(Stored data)
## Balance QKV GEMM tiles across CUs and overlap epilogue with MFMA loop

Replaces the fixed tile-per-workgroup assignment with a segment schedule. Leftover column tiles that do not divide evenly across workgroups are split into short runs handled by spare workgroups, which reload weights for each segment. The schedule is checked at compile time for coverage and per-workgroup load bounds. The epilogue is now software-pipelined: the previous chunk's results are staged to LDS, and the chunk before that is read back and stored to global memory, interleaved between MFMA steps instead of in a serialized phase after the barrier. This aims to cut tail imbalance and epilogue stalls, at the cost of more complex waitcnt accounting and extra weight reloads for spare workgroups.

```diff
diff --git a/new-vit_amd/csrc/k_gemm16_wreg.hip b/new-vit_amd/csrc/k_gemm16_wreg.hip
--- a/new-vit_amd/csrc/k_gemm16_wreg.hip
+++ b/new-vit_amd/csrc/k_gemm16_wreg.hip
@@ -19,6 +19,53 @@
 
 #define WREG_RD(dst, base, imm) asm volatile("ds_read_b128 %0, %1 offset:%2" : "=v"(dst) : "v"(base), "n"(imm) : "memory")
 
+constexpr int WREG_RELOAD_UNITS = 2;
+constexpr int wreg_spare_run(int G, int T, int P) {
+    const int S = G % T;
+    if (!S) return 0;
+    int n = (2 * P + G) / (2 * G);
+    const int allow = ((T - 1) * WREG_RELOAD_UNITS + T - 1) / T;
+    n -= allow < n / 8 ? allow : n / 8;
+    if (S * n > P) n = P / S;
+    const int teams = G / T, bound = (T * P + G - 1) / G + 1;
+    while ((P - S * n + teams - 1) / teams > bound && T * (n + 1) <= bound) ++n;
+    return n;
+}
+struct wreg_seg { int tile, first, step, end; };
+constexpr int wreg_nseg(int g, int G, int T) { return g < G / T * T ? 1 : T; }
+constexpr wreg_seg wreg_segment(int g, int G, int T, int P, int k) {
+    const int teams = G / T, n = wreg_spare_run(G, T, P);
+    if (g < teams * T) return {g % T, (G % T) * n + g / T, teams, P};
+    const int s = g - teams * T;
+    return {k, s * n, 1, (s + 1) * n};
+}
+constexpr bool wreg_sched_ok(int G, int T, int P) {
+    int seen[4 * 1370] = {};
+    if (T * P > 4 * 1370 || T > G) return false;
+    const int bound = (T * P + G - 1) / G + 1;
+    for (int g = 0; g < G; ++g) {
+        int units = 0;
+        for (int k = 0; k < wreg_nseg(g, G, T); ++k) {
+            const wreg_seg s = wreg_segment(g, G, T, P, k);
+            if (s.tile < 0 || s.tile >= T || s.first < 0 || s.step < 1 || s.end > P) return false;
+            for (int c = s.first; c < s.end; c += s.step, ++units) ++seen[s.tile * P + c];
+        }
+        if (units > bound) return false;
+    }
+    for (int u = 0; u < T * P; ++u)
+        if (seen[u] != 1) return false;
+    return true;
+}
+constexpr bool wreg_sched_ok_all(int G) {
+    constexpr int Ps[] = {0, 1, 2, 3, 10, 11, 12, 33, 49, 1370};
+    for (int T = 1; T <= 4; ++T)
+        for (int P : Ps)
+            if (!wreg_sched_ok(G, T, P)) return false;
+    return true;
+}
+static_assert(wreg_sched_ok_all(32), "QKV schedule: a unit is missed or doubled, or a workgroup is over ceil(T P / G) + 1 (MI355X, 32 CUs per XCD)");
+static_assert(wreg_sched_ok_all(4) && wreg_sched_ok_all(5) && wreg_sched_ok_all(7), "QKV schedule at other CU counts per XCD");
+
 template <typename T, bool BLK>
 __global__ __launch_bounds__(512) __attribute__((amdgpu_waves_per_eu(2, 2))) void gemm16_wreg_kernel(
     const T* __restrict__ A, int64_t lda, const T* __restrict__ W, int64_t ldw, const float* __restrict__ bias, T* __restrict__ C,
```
--
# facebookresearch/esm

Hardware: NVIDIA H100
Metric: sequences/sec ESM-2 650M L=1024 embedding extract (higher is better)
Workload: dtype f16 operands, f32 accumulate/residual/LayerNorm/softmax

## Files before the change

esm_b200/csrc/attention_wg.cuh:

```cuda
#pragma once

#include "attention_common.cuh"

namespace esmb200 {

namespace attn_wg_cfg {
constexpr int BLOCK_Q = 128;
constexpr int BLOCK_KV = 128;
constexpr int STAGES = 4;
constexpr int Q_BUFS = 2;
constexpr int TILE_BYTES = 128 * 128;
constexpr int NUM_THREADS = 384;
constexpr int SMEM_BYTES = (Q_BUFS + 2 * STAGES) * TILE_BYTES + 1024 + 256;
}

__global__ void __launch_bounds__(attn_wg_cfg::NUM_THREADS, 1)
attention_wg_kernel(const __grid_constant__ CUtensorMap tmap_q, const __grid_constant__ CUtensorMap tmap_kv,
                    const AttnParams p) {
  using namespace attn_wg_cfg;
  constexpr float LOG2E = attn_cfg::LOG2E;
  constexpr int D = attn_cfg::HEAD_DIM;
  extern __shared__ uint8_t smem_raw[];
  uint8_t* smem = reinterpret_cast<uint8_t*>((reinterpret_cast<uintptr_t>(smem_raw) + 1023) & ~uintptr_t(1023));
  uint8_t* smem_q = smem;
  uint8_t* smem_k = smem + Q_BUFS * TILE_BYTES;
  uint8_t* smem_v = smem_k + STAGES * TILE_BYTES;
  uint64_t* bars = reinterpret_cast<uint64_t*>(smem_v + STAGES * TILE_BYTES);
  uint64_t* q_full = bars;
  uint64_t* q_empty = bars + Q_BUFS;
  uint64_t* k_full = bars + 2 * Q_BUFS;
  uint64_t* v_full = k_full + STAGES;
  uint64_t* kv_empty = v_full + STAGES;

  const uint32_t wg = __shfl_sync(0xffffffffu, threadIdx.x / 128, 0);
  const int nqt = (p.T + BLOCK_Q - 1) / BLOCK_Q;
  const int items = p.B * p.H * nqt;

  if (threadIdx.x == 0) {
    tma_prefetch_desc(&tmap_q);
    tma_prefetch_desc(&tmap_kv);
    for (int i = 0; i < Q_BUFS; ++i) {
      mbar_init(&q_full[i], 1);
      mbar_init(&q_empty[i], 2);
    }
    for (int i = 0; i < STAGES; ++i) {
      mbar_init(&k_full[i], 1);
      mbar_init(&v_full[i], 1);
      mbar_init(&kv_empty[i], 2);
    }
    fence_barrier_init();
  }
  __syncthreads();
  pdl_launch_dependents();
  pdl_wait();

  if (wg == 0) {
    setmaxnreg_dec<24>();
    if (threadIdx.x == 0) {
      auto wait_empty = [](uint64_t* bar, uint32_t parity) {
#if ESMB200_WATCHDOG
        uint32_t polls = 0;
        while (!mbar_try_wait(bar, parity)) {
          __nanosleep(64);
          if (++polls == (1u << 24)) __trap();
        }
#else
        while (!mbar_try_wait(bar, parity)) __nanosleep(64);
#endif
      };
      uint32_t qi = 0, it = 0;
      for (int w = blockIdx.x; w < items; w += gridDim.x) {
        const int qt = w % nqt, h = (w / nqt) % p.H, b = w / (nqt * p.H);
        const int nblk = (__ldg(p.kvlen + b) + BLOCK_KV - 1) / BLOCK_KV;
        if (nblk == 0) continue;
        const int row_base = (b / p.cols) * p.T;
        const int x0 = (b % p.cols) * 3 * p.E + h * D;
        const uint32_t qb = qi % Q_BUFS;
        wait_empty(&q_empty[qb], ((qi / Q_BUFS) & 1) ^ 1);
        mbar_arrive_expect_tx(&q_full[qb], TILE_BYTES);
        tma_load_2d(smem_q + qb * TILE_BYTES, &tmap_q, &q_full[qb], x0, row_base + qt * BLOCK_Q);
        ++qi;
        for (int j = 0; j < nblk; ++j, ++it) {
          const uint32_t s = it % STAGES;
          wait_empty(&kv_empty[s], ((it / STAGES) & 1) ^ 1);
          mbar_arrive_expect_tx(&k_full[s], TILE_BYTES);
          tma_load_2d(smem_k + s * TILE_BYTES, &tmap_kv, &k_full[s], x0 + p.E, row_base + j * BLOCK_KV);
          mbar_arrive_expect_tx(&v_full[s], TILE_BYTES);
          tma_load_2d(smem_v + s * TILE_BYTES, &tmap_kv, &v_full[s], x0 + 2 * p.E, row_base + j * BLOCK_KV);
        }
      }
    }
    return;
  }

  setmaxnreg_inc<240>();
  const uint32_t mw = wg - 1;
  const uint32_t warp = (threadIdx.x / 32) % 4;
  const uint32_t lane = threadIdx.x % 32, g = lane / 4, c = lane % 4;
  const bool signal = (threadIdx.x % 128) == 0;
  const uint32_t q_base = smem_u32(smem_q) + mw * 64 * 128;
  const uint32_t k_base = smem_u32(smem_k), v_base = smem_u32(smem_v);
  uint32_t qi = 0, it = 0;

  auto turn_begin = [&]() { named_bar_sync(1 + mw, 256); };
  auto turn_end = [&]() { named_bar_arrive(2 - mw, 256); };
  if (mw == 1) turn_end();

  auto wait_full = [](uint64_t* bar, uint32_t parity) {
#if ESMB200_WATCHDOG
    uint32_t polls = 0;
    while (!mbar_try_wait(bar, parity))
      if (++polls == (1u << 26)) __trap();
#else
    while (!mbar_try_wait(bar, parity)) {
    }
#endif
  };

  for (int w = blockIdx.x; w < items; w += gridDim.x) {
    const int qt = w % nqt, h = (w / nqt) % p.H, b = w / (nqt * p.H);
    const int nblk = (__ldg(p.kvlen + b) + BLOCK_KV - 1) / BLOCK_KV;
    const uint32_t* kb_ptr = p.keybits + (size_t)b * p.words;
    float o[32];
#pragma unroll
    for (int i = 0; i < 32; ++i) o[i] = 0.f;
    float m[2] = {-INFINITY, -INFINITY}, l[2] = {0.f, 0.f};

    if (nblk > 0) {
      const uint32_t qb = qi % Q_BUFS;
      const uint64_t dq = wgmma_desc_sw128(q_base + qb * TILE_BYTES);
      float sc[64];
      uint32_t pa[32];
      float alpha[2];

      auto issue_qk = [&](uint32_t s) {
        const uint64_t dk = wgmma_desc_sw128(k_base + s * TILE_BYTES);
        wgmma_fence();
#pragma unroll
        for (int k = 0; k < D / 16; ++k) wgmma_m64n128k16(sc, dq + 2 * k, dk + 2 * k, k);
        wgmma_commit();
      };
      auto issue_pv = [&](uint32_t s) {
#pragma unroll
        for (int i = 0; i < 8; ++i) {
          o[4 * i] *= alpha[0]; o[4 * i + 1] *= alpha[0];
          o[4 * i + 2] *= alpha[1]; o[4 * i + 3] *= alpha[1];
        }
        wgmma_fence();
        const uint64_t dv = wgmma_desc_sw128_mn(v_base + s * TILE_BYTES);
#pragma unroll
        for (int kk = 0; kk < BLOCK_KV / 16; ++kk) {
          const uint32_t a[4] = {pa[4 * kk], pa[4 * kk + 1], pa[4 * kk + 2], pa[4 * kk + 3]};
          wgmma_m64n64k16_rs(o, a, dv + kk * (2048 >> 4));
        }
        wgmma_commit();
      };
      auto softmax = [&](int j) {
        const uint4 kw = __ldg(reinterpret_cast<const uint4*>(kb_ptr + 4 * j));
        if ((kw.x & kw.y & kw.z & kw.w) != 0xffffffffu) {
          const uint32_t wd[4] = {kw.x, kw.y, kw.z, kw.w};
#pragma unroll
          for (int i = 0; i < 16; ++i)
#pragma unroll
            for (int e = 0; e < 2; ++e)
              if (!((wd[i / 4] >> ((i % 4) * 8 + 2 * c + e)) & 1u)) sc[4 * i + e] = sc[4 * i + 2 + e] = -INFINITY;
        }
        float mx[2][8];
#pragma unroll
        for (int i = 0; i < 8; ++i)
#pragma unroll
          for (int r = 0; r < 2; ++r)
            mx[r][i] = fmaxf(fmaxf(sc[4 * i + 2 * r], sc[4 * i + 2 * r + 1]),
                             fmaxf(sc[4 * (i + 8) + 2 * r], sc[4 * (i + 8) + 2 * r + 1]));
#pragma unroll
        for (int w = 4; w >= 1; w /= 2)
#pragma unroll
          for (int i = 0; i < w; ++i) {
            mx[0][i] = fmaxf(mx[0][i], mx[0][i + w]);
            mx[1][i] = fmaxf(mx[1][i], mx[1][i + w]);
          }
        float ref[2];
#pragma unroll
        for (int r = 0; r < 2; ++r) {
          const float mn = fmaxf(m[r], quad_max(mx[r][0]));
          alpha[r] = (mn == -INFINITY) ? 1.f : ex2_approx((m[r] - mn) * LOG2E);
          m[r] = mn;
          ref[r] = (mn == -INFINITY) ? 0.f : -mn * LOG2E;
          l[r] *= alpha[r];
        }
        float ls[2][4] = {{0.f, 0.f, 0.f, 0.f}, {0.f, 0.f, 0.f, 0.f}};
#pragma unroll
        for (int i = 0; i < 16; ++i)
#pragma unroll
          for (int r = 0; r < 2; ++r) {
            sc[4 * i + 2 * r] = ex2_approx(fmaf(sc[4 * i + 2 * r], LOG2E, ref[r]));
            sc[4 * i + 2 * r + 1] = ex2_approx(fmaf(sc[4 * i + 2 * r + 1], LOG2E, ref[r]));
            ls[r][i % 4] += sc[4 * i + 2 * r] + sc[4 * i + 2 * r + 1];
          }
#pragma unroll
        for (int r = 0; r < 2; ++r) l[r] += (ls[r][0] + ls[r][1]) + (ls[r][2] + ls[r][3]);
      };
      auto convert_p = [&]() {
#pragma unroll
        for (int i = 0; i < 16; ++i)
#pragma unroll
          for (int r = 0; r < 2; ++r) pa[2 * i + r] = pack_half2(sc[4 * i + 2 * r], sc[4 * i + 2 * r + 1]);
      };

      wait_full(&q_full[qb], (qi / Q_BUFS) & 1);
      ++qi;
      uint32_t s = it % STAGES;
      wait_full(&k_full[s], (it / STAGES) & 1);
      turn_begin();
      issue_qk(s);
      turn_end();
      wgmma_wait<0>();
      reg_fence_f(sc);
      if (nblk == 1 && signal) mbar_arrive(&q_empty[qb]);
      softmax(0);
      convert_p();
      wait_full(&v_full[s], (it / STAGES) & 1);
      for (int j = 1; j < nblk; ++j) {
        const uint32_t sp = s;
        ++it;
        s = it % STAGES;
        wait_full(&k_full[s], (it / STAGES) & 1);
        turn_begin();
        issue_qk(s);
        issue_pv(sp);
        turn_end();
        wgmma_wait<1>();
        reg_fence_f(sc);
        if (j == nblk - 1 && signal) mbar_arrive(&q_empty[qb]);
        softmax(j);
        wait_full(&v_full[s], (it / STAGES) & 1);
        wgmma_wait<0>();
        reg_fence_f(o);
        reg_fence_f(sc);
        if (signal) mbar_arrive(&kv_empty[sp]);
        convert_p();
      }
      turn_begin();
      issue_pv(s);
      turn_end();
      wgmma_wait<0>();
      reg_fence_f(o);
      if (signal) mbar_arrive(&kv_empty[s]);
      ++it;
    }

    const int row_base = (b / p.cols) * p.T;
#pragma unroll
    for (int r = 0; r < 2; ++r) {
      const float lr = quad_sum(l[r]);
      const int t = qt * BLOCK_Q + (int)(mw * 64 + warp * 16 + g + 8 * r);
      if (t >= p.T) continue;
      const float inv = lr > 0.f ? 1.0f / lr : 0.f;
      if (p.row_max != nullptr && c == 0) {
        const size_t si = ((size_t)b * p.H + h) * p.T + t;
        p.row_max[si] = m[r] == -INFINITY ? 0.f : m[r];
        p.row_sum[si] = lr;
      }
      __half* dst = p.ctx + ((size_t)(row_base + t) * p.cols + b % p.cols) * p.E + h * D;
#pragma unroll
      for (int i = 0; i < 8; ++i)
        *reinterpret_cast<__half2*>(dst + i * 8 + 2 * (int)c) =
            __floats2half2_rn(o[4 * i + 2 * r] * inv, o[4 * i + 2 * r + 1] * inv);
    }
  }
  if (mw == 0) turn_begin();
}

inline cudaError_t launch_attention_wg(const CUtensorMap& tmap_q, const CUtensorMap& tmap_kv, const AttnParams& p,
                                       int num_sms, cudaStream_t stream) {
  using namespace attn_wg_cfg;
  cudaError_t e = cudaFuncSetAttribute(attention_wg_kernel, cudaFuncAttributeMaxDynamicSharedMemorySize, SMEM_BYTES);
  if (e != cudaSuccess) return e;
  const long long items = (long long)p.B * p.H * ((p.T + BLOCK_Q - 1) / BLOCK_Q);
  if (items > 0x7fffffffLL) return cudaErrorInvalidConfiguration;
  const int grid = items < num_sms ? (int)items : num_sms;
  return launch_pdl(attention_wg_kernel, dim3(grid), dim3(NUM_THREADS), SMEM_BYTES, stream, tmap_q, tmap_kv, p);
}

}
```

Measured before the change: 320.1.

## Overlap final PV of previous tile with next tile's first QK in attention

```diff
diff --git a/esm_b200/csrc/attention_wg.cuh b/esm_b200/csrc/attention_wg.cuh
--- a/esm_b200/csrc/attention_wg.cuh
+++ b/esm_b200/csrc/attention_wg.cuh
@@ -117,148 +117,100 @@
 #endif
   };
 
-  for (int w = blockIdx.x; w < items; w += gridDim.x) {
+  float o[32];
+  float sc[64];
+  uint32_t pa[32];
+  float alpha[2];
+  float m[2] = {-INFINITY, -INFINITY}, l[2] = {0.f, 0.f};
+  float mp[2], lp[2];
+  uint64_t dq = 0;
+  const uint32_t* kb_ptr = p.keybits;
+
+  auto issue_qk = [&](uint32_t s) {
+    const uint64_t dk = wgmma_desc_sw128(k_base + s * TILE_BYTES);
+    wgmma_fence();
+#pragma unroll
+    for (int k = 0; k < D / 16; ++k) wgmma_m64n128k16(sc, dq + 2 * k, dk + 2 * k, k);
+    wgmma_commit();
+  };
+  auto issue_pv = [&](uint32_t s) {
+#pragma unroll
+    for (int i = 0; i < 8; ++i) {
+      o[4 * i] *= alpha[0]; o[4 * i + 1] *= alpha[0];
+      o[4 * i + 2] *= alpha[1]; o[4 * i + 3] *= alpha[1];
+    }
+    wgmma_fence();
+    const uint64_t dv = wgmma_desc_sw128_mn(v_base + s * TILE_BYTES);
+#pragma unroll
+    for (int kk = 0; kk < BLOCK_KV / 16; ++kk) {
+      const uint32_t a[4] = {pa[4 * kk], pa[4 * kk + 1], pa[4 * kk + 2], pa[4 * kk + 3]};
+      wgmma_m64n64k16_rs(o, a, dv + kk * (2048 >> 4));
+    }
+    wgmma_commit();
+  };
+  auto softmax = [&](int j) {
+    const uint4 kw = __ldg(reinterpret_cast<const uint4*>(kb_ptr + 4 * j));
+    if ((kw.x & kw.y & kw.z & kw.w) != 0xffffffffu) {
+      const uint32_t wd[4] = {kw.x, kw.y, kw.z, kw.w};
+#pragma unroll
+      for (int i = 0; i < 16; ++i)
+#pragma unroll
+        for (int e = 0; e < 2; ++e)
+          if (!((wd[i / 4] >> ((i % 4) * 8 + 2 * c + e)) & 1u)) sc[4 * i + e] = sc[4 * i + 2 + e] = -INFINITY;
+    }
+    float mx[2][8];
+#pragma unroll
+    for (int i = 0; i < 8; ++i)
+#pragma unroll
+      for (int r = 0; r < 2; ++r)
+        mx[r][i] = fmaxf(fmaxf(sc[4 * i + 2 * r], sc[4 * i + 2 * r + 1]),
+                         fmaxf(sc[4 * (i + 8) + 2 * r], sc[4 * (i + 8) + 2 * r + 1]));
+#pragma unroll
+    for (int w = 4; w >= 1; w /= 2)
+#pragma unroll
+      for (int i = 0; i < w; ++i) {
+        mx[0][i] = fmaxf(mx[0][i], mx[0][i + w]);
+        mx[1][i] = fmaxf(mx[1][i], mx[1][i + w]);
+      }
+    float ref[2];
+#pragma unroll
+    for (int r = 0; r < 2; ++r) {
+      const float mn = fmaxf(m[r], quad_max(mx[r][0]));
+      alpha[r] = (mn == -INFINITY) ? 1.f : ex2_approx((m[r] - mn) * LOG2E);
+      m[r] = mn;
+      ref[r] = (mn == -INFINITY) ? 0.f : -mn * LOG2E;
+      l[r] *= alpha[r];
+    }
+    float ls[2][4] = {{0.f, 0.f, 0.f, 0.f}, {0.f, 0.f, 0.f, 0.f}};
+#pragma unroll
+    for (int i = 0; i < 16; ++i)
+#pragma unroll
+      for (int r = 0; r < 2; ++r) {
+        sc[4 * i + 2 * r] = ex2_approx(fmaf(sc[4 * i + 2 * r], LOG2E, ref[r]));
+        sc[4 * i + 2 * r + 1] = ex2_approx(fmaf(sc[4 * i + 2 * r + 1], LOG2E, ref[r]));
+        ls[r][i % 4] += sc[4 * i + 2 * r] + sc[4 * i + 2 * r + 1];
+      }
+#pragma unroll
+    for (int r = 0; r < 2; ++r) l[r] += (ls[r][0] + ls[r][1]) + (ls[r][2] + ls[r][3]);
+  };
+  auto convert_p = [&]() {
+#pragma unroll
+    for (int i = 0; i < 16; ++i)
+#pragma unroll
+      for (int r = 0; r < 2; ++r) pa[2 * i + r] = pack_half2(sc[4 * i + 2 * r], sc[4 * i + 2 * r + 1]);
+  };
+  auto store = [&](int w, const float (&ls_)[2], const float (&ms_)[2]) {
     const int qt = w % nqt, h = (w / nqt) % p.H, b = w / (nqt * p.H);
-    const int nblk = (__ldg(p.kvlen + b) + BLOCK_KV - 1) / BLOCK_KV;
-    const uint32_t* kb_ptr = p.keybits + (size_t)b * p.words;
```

- _Problem to work on_
Where a line of the entries holds the string "keybits", include it in the count, and give only the final number.

- _Answer to this problem_
3